WORK REQUIRED >>
Reproduce the entries. Each one must match the original exactly.

Collected data >>
# kkrt-labs/stwo-brainfuck

Hardware: AMD Instinct MI355X
Metric: trace cells committed+proved/sec (higher is better)
Workload: dtype u32 (M31 / QM31 modular arithmetic)

## Files before the change

### bindings/rust/bfhip_sys.rs

```rust
#![allow(non_camel_case_types, dead_code)]
use std::ffi::{c_char, c_void};

#[repr(C)] pub struct BfhipCtx { _private: [u8; 0] }
#[repr(C)] pub struct BfhipTrace { _private: [u8; 0] }
#[repr(C)] #[derive(Clone, Copy, Default, Debug, PartialEq, Eq)] pub struct BfhipConventions { pub merkle_node_hash: u32, pub mix_u64: u32, pub logup_mask_order: u32, pub merkle_channel: u32, pub reserved: [u32; 4] }
#[repr(C)] #[derive(Clone, Copy, Debug, PartialEq, Eq)] pub struct BfhipPcsConfig { pub pow_bits: u32, pub log_blowup_factor: u32, pub log_last_layer_degree_bound: u32, pub n_queries: u32, pub reserved: [u32; 4] }
#[repr(C)] pub struct BfhipLocalGroup { _private: [u8; 0] }
#[repr(C)] pub struct BfhipPool { _private: [u8; 0] }

#[link(name = "bfhip")]
extern "C" {
    pub fn bfhip_last_error() -> *const c_char;
    pub fn bfhip_device_count() -> i32;
    pub fn bfhip_device_memory(device_id: i32, free_bytes: *mut u64, total_bytes: *mut u64) -> i32;
    pub fn bfhip_ctx_create(device_id: i32, max_log_domain: u32, out: *mut *mut BfhipCtx) -> i32;
    pub fn bfhip_ctx_destroy(ctx: *mut BfhipCtx) -> i32;
    pub fn bfhip_ctx_sync(ctx: *mut BfhipCtx) -> i32;
    pub fn bfhip_ctx_set_overlap(ctx: *mut BfhipCtx, mask: u32) -> i32;
    pub fn bfhip_ctx_memory(ctx: *mut BfhipCtx, out: *mut u64) -> i32;
    pub fn bfhip_ctx_set_sync_policy(ctx: *mut BfhipCtx, blocking: i32) -> i32;
    pub fn bfhip_ctx_set_mailbox(ctx: *mut BfhipCtx, mode: i32, timeout_ms: u32, test_delay_ms: i32) -> i32;
    pub fn bfhip_ctx_set_conventions(ctx: *mut BfhipCtx, conv: *const BfhipConventions) -> i32;
    pub fn bfhip_ctx_get_conventions(ctx: *mut BfhipCtx, out: *mut BfhipConventions) -> i32;
    pub fn bfhip_ctx_set_pcs_config(ctx: *mut BfhipCtx, pcs: *const BfhipPcsConfig) -> i32;
// ... 2 lines not shown
    pub fn bfhip_free(ctx: *mut BfhipCtx, ptr_d: *mut c_void) -> i32;
    pub fn bfhip_upload(ctx: *mut BfhipCtx, dst_d: *mut c_void, src_h: *const c_void, bytes: usize) -> i32;
    pub fn bfhip_download(ctx: *mut BfhipCtx, dst_h: *mut c_void, src_d: *const c_void, bytes: usize) -> i32;
    pub fn bfhip_memset_zero(ctx: *mut BfhipCtx, dst_d: *mut c_void, bytes: usize) -> i32;
    pub fn bfhip_twiddles(ctx: *mut BfhipCtx, tw_d: *mut *const u32, itw_d: *mut *const u32, root_log: *mut u32) -> i32;
    pub fn bfhip_interpolate(ctx: *mut BfhipCtx, src_cols_h: *const *mut u32, dst_cols_h: *const *mut u32, n_cols: u32, log_size: u32, replicated: i32) -> i32;
    pub fn bfhip_evaluate(ctx: *mut BfhipCtx, coeff_cols_h: *const *mut u32, dst_cols_h: *const *mut u32, n_cols: u32, log_size: u32, log_eval: u32, replicated: i32) -> i32;
    pub fn bfhip_is_first_coeffs(ctx: *mut BfhipCtx, log_min: u32, log_max: u32, dst_cols_h: *const *mut u32) -> i32;
    pub fn bfhip_broadcast16(ctx: *mut BfhipCtx, rows_d: *const u32, dst_d: *mut u32, n_rows: usize) -> i32;
    pub fn bfhip_bit_reverse(ctx: *mut BfhipCtx, src_d: *const u32, dst_d: *mut u32, log_size: u32) -> i32;
    pub fn bfhip_batch_inverse_m31(ctx: *mut BfhipCtx, src_d: *const u32, dst_d: *mut u32, n: usize) -> i32;
    pub fn bfhip_batch_inverse_qm31(ctx: *mut BfhipCtx, src_d: *const *const u32, dst_d: *const *mut u32, n: usize) -> i32;
    pub fn bfhip_accumulate(ctx: *mut BfhipCtx, dst_d: *mut u32, src_d: *const u32, n: usize) -> i32;
    pub fn bfhip_eval_at_point(ctx: *mut BfhipCtx, coeffs_d: *const u32, log_size: u32, replicated: i32, point_h: *const u32, out_h: *mut u32) -> i32;
    pub fn bfhip_merkle_commit_layer(ctx: *mut BfhipCtx, log_size: u32, prev_layer_d: *const c_void, cols_h: *const *const u32, col_shifts_h: *const u32, n_cols: u32, out_hashes_d: *mut c_void) -> i32;
    pub fn bfhip_merkle_commit_layer_poseidon252(ctx: *mut BfhipCtx, log_size: u32, prev_layer_d: *const c_void, cols_h: *const *const u32, col_shifts_h: *const u32, n_cols: u32, out_hashes_d: *mut c_void) -> i32;
    pub fn bfhip_hades_permutation(ctx: *mut BfhipCtx, in_h: *const u32, out_h: *mut u32) -> i32;
    pub fn bfhip_fold_line(ctx: *mut BfhipCtx, src_d: *const *const u32, dst_d: *const *mut u32, log_size: u32, alpha_h: *const u32) -> i32;
    pub fn bfhip_fold_circle_into_line(ctx: *mut BfhipCtx, dst_d: *const *mut u32, src_d: *const *const u32, log_size: u32, alpha_h: *const u32) -> i32;
    pub fn bfhip_grind(ctx: *mut BfhipCtx, digest_h: *const u8, pow_bits: u32, nonce: *mut u64) -> i32;
    pub fn bfhip_gather(ctx: *mut BfhipCtx, col_d: *const u32, idx_h: *const u64, n: usize, out_h: *mut u32) -> i32;
    pub fn bfhip_component_shape(component: i32, n_main_cols: *mut u32, n_logup_cols: *mut u32, n_constraints: *mut u32) -> i32;
    pub fn bfhip_logup_generate(ctx: *mut BfhipCtx, component: i32, log_size: u32, main_rows_h: *const *const u32, lookup_h: *const u32, out_cols_h: *const *mut u32, claimed_sum_h: *mut u32) -> i32;
    pub fn bfhip_eval_constraints(ctx: *mut BfhipCtx, component: i32, log_size: u32, is_first_d: *const u32, main_lde_h: *const *const u32, main_shifts_h: *const u32, inter_lde_h: *const *const u32, inter_shifts_h: *const u32, lookup_h: *const u32, claimed_sum_h: *const u32, coeffs_h: *const u32, acc_d: *const *mut u32) -> i32;
    pub fn bfhip_accumulate_quotients(ctx: *mut BfhipCtx, log_size: u32, cols_h: *const *const u32, col_shifts_h: *const u32, n_cols: u32, n_samples_h: *const u32, sample_points_h: *const u32, sample_values_h: *const u32, random_coeff_h: *const u32, out_d: *const *mut u32) -> i32;
    pub fn bfhip_prove_brainfuck(ctx: *mut BfhipCtx, code: *const c_char, input_h: *const u8, n_input: usize, log_max_rows: u32, proof_json: *mut *mut c_char, proof_len: *mut usize, transcript: *mut *mut c_char, phase_seconds: *mut f64) -> i32;
    pub fn bfhip_free_host(p: *mut c_void);
    pub fn bfhip_ctx_last_proof_flags(ctx: *mut BfhipCtx, flags: *mut u32) -> i32;
    pub fn bfhip_local_group_create(count: u32, out: *mut *mut BfhipLocalGroup) -> i32;
    pub fn bfhip_local_group_destroy(group: *mut BfhipLocalGroup) -> i32;
// ... 42 lines not shown
```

ANSWER TO THIS TASK >>
# kkrt-labs/stwo-brainfuck

Hardware: AMD Instinct MI355X
Metric: trace cells committed+proved/sec (higher is better)
Workload: dtype u32 (M31 / QM31 modular arithmetic)

## Files before the change

### bindings/rust/bfhip_sys.rs

```rust
#![allow(non_camel_case_types, dead_code)]
use std::ffi::{c_char, c_void};

#[repr(C)] pub struct BfhipCtx { _private: [u8; 0] }
#[repr(C)] pub struct BfhipTrace { _private: [u8; 0] }
#[repr(C)] #[derive(Clone, Copy, Default, Debug, PartialEq, Eq)] pub struct BfhipConventions { pub merkle_node_hash: u32, pub mix_u64: u32, pub logup_mask_order: u32, pub merkle_channel: u32, pub reserved: [u32; 4] }
#[repr(C)] #[derive(Clone, Copy, Debug, PartialEq, Eq)] pub struct BfhipPcsConfig { pub pow_bits: u32, pub log_blowup_factor: u32, pub log_last_layer_degree_bound: u32, pub n_queries: u32, pub reserved: [u32; 4] }
#[repr(C)] pub struct BfhipLocalGroup { _private: [u8; 0] }
#[repr(C)] pub struct BfhipPool { _private: [u8; 0] }

#[link(name = "bfhip")]
extern "C" {
    pub fn bfhip_last_error() -> *const c_char;
    pub fn bfhip_device_count() -> i32;
    pub fn bfhip_device_memory(device_id: i32, free_bytes: *mut u64, total_bytes: *mut u64) -> i32;
    pub fn bfhip_ctx_create(device_id: i32, max_log_domain: u32, out: *mut *mut BfhipCtx) -> i32;
    pub fn bfhip_ctx_destroy(ctx: *mut BfhipCtx) -> i32;
    pub fn bfhip_ctx_sync(ctx: *mut BfhipCtx) -> i32;
    pub fn bfhip_ctx_set_overlap(ctx: *mut BfhipCtx, mask: u32) -> i32;
    pub fn bfhip_ctx_memory(ctx: *mut BfhipCtx, out: *mut u64) -> i32;
    pub fn bfhip_ctx_set_sync_policy(ctx: *mut BfhipCtx, blocking: i32) -> i32;
    pub fn bfhip_ctx_set_mailbox(ctx: *mut BfhipCtx, mode: i32, timeout_ms: u32, test_delay_ms: i32) -> i32;
    pub fn bfhip_ctx_set_conventions(ctx: *mut BfhipCtx, conv: *const BfhipConventions) -> i32;
    pub fn bfhip_ctx_get_conventions(ctx: *mut BfhipCtx, out: *mut BfhipConventions) -> i32;
    pub fn bfhip_ctx_set_pcs_config(ctx: *mut BfhipCtx, pcs: *const BfhipPcsConfig) -> i32;
// ... 2 lines not shown
    pub fn bfhip_free(ctx: *mut BfhipCtx, ptr_d: *mut c_void) -> i32;
    pub fn bfhip_upload(ctx: *mut BfhipCtx, dst_d: *mut c_void, src_h: *const c_void, bytes: usize) -> i32;
    pub fn bfhip_download(ctx: *mut BfhipCtx, dst_h: *mut c_void, src_d: *const c_void, bytes: usize) -> i32;
    pub fn bfhip_memset_zero(ctx: *mut BfhipCtx, dst_d: *mut c_void, bytes: usize) -> i32;
    pub fn bfhip_twiddles(ctx: *mut BfhipCtx, tw_d: *mut *const u32, itw_d: *mut *const u32, root_log: *mut u32) -> i32;
    pub fn bfhip_interpolate(ctx: *mut BfhipCtx, src_cols_h: *const *mut u32, dst_cols_h: *const *mut u32, n_cols: u32, log_size: u32, replicated: i32) -> i32;
    pub fn bfhip_evaluate(ctx: *mut BfhipCtx, coeff_cols_h: *const *mut u32, dst_cols_h: *const *mut u32, n_cols: u32, log_size: u32, log_eval: u32, replicated: i32) -> i32;
    pub fn bfhip_is_first_coeffs(ctx: *mut BfhipCtx, log_min: u32, log_max: u32, dst_cols_h: *const *mut u32) -> i32;
    pub fn bfhip_broadcast16(ctx: *mut BfhipCtx, rows_d: *const u32, dst_d: *mut u32, n_rows: usize) -> i32;
    pub fn bfhip_bit_reverse(ctx: *mut BfhipCtx, src_d: *const u32, dst_d: *mut u32, log_size: u32) -> i32;
    pub fn bfhip_batch_inverse_m31(ctx: *mut BfhipCtx, src_d: *const u32, dst_d: *mut u32, n: usize) -> i32;
    pub fn bfhip_batch_inverse_qm31(ctx: *mut BfhipCtx, src_d: *const *const u32, dst_d: *const *mut u32, n: usize) -> i32;
    pub fn bfhip_accumulate(ctx: *mut BfhipCtx, dst_d: *mut u32, src_d: *const u32, n: usize) -> i32;
    pub fn bfhip_eval_at_point(ctx: *mut BfhipCtx, coeffs_d: *const u32, log_size: u32, replicated: i32, point_h: *const u32, out_h: *mut u32) -> i32;
    pub fn bfhip_merkle_commit_layer(ctx: *mut BfhipCtx, log_size: u32, prev_layer_d: *const c_void, cols_h: *const *const u32, col_shifts_h: *const u32, n_cols: u32, out_hashes_d: *mut c_void) -> i32;
    pub fn bfhip_merkle_commit_layer_poseidon252(ctx: *mut BfhipCtx, log_size: u32, prev_layer_d: *const c_void, cols_h: *const *const u32, col_shifts_h: *const u32, n_cols: u32, out_hashes_d: *mut c_void) -> i32;
    pub fn bfhip_hades_permutation(ctx: *mut BfhipCtx, in_h: *const u32, out_h: *mut u32) -> i32;
    pub fn bfhip_fold_line(ctx: *mut BfhipCtx, src_d: *const *const u32, dst_d: *const *mut u32, log_size: u32, alpha_h: *const u32) -> i32;
    pub fn bfhip_fold_circle_into_line(ctx: *mut BfhipCtx, dst_d: *const *mut u32, src_d: *const *const u32, log_size: u32, alpha_h: *const u32) -> i32;
    pub fn bfhip_grind(ctx: *mut BfhipCtx, digest_h: *const u8, pow_bits: u32, nonce: *mut u64) -> i32;
    pub fn bfhip_gather(ctx: *mut BfhipCtx, col_d: *const u32, idx_h: *const u64, n: usize, out_h: *mut u32) -> i32;
    pub fn bfhip_component_shape(component: i32, n_main_cols: *mut u32, n_logup_cols: *mut u32, n_constraints: *mut u32) -> i32;
    pub fn bfhip_logup_generate(ctx: *mut BfhipCtx, component: i32, log_size: u32, main_rows_h: *const *const u32, lookup_h: *const u32, out_cols_h: *const *mut u32, claimed_sum_h: *mut u32) -> i32;
    pub fn bfhip_eval_constraints(ctx: *mut BfhipCtx, component: i32, log_size: u32, is_first_d: *const u32, main_lde_h: *const *const u32, main_shifts_h: *const u32, inter_lde_h: *const *const u32, inter_shifts_h: *const u32, lookup_h: *const u32, claimed_sum_h: *const u32, coeffs_h: *const u32, acc_d: *const *mut u32) -> i32;
    pub fn bfhip_accumulate_quotients(ctx: *mut BfhipCtx, log_size: u32, cols_h: *const *const u32, col_shifts_h: *const u32, n_cols: u32, n_samples_h: *const u32, sample_points_h: *const u32, sample_values_h: *const u32, random_coeff_h: *const u32, out_d: *const *mut u32) -> i32;
    pub fn bfhip_prove_brainfuck(ctx: *mut BfhipCtx, code: *const c_char, input_h: *const u8, n_input: usize, log_max_rows: u32, proof_json: *mut *mut c_char, proof_len: *mut usize, transcript: *mut *mut c_char, phase_seconds: *mut f64) -> i32;
    pub fn bfhip_free_host(p: *mut c_void);
    pub fn bfhip_ctx_last_proof_flags(ctx: *mut BfhipCtx, flags: *mut u32) -> i32;
    pub fn bfhip_local_group_create(count: u32, out: *mut *mut BfhipLocalGroup) -> i32;
    pub fn bfhip_local_group_destroy(group: *mut BfhipLocalGroup) -> i32;
// ... 42 lines not shown
```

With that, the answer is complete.